TASK ITEM: Throughout the material below, how many lines include the string "kQueryKeys"? Reply with only the number.
☆ ☆ ☆ ☆ ☆ ☆ ☆
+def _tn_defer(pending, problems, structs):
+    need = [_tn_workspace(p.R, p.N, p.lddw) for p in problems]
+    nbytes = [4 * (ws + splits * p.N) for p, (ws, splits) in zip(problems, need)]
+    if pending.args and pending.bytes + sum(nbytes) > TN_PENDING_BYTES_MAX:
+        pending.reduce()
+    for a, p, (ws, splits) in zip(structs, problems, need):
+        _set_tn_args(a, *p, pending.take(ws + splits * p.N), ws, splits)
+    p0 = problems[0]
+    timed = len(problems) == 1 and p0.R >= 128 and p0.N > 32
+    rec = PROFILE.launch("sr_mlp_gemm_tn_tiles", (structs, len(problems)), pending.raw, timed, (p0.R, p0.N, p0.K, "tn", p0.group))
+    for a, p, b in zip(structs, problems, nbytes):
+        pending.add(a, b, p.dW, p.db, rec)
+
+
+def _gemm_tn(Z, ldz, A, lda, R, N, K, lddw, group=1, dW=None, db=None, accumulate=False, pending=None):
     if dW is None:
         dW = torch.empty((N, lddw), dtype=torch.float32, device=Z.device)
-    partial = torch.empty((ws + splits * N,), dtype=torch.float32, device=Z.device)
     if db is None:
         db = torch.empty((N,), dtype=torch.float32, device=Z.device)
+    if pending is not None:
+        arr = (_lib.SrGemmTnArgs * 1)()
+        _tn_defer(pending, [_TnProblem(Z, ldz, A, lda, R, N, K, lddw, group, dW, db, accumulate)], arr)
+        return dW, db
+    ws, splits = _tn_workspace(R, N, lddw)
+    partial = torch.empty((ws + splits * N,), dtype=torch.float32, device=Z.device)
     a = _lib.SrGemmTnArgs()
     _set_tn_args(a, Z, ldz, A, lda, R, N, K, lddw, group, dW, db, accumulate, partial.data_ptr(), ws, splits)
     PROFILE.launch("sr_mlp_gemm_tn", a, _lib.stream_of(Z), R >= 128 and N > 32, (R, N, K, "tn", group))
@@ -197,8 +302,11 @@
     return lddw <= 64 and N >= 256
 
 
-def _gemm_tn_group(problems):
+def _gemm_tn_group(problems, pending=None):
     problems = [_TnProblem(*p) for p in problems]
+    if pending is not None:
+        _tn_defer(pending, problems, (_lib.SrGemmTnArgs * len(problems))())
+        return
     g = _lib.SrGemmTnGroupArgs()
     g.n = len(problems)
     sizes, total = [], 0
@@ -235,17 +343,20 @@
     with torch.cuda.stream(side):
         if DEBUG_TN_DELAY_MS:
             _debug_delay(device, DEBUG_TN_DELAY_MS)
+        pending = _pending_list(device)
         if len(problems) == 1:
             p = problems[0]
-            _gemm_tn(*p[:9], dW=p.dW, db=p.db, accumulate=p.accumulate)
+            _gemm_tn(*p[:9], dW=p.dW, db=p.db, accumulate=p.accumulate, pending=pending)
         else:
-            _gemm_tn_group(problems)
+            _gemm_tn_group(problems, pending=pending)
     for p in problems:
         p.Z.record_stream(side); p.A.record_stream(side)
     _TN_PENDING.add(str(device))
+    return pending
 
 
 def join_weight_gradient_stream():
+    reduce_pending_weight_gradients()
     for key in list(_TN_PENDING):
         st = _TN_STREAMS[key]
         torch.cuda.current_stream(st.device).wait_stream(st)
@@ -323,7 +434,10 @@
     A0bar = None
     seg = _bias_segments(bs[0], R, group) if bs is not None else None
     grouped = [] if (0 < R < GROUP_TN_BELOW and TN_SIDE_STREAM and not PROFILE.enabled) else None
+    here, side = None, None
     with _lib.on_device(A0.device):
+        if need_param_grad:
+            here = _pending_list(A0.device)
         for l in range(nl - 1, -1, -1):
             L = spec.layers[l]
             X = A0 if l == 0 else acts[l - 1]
☆ ☆ ☆ ☆ ☆ ☆ ☆
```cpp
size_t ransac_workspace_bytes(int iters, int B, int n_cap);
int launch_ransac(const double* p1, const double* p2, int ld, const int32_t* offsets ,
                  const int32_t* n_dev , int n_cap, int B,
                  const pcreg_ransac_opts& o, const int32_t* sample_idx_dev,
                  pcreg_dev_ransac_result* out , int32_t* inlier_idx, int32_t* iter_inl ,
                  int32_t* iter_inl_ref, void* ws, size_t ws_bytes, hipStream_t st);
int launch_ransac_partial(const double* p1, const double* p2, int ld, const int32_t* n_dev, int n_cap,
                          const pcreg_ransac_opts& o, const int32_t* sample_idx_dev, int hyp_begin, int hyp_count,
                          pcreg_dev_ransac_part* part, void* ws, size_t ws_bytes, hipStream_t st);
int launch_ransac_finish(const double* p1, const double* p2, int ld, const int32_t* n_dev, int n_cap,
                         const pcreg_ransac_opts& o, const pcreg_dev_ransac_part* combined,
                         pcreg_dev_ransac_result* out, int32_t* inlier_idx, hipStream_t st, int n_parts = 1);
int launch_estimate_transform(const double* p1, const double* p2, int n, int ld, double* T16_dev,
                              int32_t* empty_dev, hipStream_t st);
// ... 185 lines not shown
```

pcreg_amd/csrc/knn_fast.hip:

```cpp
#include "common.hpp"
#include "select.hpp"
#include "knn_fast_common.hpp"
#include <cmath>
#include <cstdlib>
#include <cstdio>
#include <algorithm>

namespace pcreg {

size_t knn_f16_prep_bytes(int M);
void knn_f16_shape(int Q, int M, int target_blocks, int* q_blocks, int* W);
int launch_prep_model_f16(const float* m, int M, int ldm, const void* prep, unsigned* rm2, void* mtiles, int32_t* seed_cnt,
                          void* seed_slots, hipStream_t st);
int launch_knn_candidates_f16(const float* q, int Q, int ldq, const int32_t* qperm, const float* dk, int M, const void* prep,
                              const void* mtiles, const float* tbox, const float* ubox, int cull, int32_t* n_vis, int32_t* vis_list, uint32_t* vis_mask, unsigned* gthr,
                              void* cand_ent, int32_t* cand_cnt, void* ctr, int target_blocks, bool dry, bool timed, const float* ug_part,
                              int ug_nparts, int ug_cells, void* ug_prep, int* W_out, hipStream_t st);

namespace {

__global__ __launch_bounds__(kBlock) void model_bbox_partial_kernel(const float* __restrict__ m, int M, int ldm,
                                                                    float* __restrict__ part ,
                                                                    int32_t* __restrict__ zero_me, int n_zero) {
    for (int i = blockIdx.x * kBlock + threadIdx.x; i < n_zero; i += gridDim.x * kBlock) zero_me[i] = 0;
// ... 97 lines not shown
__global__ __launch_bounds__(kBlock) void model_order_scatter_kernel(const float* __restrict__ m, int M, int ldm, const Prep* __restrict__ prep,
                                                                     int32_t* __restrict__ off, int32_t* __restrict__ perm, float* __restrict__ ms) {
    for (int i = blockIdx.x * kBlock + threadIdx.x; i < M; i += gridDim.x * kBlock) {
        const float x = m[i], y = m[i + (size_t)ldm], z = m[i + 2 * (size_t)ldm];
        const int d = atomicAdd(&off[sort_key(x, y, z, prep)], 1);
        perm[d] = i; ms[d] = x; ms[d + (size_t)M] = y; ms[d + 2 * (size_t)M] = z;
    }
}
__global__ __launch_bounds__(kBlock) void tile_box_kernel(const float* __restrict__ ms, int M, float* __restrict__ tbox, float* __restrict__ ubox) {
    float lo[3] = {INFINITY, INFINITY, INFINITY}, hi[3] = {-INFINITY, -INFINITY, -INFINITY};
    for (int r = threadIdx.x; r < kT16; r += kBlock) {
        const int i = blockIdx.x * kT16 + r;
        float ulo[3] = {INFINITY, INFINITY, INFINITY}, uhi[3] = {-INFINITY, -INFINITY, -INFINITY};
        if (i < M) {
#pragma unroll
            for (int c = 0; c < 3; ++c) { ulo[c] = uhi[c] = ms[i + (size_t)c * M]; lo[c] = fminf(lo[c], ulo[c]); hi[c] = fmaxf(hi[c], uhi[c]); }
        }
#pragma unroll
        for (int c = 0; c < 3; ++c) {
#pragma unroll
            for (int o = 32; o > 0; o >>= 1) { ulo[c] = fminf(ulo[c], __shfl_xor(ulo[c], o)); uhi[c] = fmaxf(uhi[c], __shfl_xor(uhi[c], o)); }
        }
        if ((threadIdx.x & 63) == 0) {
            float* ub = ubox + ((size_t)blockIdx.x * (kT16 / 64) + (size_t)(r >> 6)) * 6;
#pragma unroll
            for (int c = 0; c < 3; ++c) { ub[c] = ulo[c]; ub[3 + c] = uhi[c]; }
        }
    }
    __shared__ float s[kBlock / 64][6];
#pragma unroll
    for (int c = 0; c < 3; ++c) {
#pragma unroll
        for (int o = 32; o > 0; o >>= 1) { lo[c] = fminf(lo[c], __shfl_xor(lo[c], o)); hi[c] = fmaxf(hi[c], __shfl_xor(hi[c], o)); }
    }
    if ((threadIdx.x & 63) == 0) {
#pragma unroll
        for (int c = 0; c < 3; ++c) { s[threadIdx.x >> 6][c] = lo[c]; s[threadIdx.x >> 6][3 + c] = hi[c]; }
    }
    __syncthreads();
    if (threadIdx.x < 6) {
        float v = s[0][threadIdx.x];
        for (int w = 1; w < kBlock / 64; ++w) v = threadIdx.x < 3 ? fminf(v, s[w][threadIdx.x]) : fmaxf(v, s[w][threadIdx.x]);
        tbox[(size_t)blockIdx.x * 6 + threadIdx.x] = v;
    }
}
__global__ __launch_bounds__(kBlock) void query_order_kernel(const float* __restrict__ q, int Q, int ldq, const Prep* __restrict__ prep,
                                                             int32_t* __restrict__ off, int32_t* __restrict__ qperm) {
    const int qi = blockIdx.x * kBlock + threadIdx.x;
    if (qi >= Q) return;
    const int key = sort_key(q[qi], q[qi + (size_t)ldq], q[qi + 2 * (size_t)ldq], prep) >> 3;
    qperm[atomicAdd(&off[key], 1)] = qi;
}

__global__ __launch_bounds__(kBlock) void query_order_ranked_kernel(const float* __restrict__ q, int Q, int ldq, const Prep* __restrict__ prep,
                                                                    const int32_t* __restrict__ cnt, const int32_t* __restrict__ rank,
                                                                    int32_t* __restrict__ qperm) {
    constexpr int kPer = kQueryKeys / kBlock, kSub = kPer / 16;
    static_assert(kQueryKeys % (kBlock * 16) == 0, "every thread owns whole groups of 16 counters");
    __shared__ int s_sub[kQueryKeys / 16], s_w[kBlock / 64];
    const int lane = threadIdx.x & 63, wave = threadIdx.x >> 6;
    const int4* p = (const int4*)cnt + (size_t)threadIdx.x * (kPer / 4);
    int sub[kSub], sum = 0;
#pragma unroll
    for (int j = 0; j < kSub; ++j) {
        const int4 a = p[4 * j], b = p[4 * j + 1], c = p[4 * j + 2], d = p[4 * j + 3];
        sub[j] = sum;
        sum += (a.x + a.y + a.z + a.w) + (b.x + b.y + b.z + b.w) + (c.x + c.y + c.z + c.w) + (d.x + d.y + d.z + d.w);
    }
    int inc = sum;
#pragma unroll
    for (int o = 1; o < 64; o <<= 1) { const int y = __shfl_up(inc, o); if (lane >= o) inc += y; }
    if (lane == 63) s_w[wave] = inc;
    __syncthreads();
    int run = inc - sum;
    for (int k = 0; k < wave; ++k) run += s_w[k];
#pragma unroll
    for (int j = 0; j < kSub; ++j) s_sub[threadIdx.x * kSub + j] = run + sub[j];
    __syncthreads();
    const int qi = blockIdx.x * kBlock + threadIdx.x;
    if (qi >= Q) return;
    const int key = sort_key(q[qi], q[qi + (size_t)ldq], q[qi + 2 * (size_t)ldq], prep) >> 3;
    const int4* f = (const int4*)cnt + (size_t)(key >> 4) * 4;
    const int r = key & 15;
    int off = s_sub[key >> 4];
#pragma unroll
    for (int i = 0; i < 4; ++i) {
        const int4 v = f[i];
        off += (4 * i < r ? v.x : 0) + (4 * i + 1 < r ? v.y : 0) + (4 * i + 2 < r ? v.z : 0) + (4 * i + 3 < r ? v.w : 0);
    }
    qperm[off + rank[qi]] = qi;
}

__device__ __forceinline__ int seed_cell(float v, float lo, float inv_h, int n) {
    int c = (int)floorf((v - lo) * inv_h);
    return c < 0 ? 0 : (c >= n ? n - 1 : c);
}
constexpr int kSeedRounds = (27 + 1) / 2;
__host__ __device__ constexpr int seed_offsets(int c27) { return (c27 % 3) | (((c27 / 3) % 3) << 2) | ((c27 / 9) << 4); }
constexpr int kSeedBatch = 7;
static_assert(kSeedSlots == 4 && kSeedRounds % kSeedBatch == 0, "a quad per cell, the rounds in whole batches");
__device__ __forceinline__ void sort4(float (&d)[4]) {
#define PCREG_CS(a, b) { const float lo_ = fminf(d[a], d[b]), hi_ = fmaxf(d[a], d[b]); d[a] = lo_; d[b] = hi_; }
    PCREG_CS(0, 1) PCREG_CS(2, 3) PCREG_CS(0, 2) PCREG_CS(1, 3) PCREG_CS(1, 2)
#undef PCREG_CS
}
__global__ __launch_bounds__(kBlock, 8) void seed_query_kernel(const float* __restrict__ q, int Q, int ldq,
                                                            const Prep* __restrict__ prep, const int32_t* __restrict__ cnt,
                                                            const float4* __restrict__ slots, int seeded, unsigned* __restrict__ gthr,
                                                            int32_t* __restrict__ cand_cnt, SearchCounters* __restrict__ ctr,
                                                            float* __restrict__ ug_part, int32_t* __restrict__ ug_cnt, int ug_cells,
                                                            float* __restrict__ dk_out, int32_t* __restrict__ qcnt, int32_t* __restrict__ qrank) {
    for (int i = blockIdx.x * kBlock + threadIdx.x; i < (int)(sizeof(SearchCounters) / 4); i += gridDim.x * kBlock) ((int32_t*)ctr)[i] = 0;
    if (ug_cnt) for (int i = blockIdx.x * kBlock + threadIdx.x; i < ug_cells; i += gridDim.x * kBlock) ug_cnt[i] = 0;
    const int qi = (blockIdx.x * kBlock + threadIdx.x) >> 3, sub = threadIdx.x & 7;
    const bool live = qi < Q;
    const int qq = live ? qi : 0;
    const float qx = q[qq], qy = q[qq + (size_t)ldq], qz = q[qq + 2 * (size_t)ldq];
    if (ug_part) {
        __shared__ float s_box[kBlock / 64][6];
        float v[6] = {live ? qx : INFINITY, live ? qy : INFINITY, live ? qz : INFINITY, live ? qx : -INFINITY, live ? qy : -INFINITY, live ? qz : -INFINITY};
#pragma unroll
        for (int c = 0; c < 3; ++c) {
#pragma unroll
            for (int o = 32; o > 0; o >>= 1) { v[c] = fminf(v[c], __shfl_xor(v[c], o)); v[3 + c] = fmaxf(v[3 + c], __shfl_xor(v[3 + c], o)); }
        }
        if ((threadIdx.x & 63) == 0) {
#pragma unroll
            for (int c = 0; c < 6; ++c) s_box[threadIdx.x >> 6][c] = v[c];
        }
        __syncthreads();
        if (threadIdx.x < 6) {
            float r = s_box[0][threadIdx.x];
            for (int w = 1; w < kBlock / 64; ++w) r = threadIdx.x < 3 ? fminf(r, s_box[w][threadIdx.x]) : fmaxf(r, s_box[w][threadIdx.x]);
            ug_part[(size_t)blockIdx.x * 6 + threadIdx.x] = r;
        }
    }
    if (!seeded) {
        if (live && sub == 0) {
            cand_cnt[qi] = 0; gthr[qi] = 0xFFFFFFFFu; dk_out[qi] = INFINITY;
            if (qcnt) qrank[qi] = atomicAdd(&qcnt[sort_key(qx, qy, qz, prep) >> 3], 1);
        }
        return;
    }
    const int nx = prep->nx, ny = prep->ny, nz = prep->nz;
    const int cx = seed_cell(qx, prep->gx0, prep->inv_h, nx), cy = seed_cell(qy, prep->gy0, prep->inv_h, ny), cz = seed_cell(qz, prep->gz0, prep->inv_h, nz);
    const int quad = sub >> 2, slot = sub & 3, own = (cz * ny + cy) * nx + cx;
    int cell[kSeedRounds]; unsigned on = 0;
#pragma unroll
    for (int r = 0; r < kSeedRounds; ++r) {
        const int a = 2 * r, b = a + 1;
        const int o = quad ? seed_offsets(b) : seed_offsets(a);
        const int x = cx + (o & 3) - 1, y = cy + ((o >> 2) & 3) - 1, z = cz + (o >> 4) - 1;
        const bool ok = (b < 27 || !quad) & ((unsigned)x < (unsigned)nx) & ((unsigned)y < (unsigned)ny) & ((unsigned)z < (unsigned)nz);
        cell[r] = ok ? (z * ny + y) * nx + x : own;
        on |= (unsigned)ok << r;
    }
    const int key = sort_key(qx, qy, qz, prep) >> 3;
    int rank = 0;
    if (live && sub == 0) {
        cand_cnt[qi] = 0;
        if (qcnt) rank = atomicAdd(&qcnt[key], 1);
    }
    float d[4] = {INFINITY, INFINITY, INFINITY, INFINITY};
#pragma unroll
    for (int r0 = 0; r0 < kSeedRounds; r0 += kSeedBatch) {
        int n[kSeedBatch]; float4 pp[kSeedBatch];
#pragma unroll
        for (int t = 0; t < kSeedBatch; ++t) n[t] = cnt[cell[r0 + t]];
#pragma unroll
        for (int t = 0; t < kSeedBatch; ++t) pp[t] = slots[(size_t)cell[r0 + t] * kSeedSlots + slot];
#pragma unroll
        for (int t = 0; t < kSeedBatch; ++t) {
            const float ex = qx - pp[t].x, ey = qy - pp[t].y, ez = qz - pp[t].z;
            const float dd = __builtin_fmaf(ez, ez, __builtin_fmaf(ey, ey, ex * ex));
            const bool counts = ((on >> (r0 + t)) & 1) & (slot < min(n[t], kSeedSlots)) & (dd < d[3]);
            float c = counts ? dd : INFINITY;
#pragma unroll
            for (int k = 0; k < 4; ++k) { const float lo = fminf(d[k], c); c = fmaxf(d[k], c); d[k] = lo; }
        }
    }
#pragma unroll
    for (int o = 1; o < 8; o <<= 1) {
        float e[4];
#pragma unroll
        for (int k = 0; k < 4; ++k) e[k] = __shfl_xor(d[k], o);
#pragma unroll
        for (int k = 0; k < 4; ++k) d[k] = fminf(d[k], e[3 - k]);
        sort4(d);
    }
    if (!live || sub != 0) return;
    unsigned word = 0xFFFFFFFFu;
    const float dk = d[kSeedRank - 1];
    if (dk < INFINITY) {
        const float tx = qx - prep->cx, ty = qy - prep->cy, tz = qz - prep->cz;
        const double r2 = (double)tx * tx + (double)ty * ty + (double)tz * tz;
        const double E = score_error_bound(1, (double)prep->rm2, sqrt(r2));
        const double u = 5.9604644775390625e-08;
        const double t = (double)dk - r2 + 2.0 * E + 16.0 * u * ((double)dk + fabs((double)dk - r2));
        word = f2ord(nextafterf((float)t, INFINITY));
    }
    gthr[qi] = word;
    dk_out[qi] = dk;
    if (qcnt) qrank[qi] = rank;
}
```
☆ ☆ ☆ ☆ ☆ ☆ ☆
EXERCISE RESPONSE: 3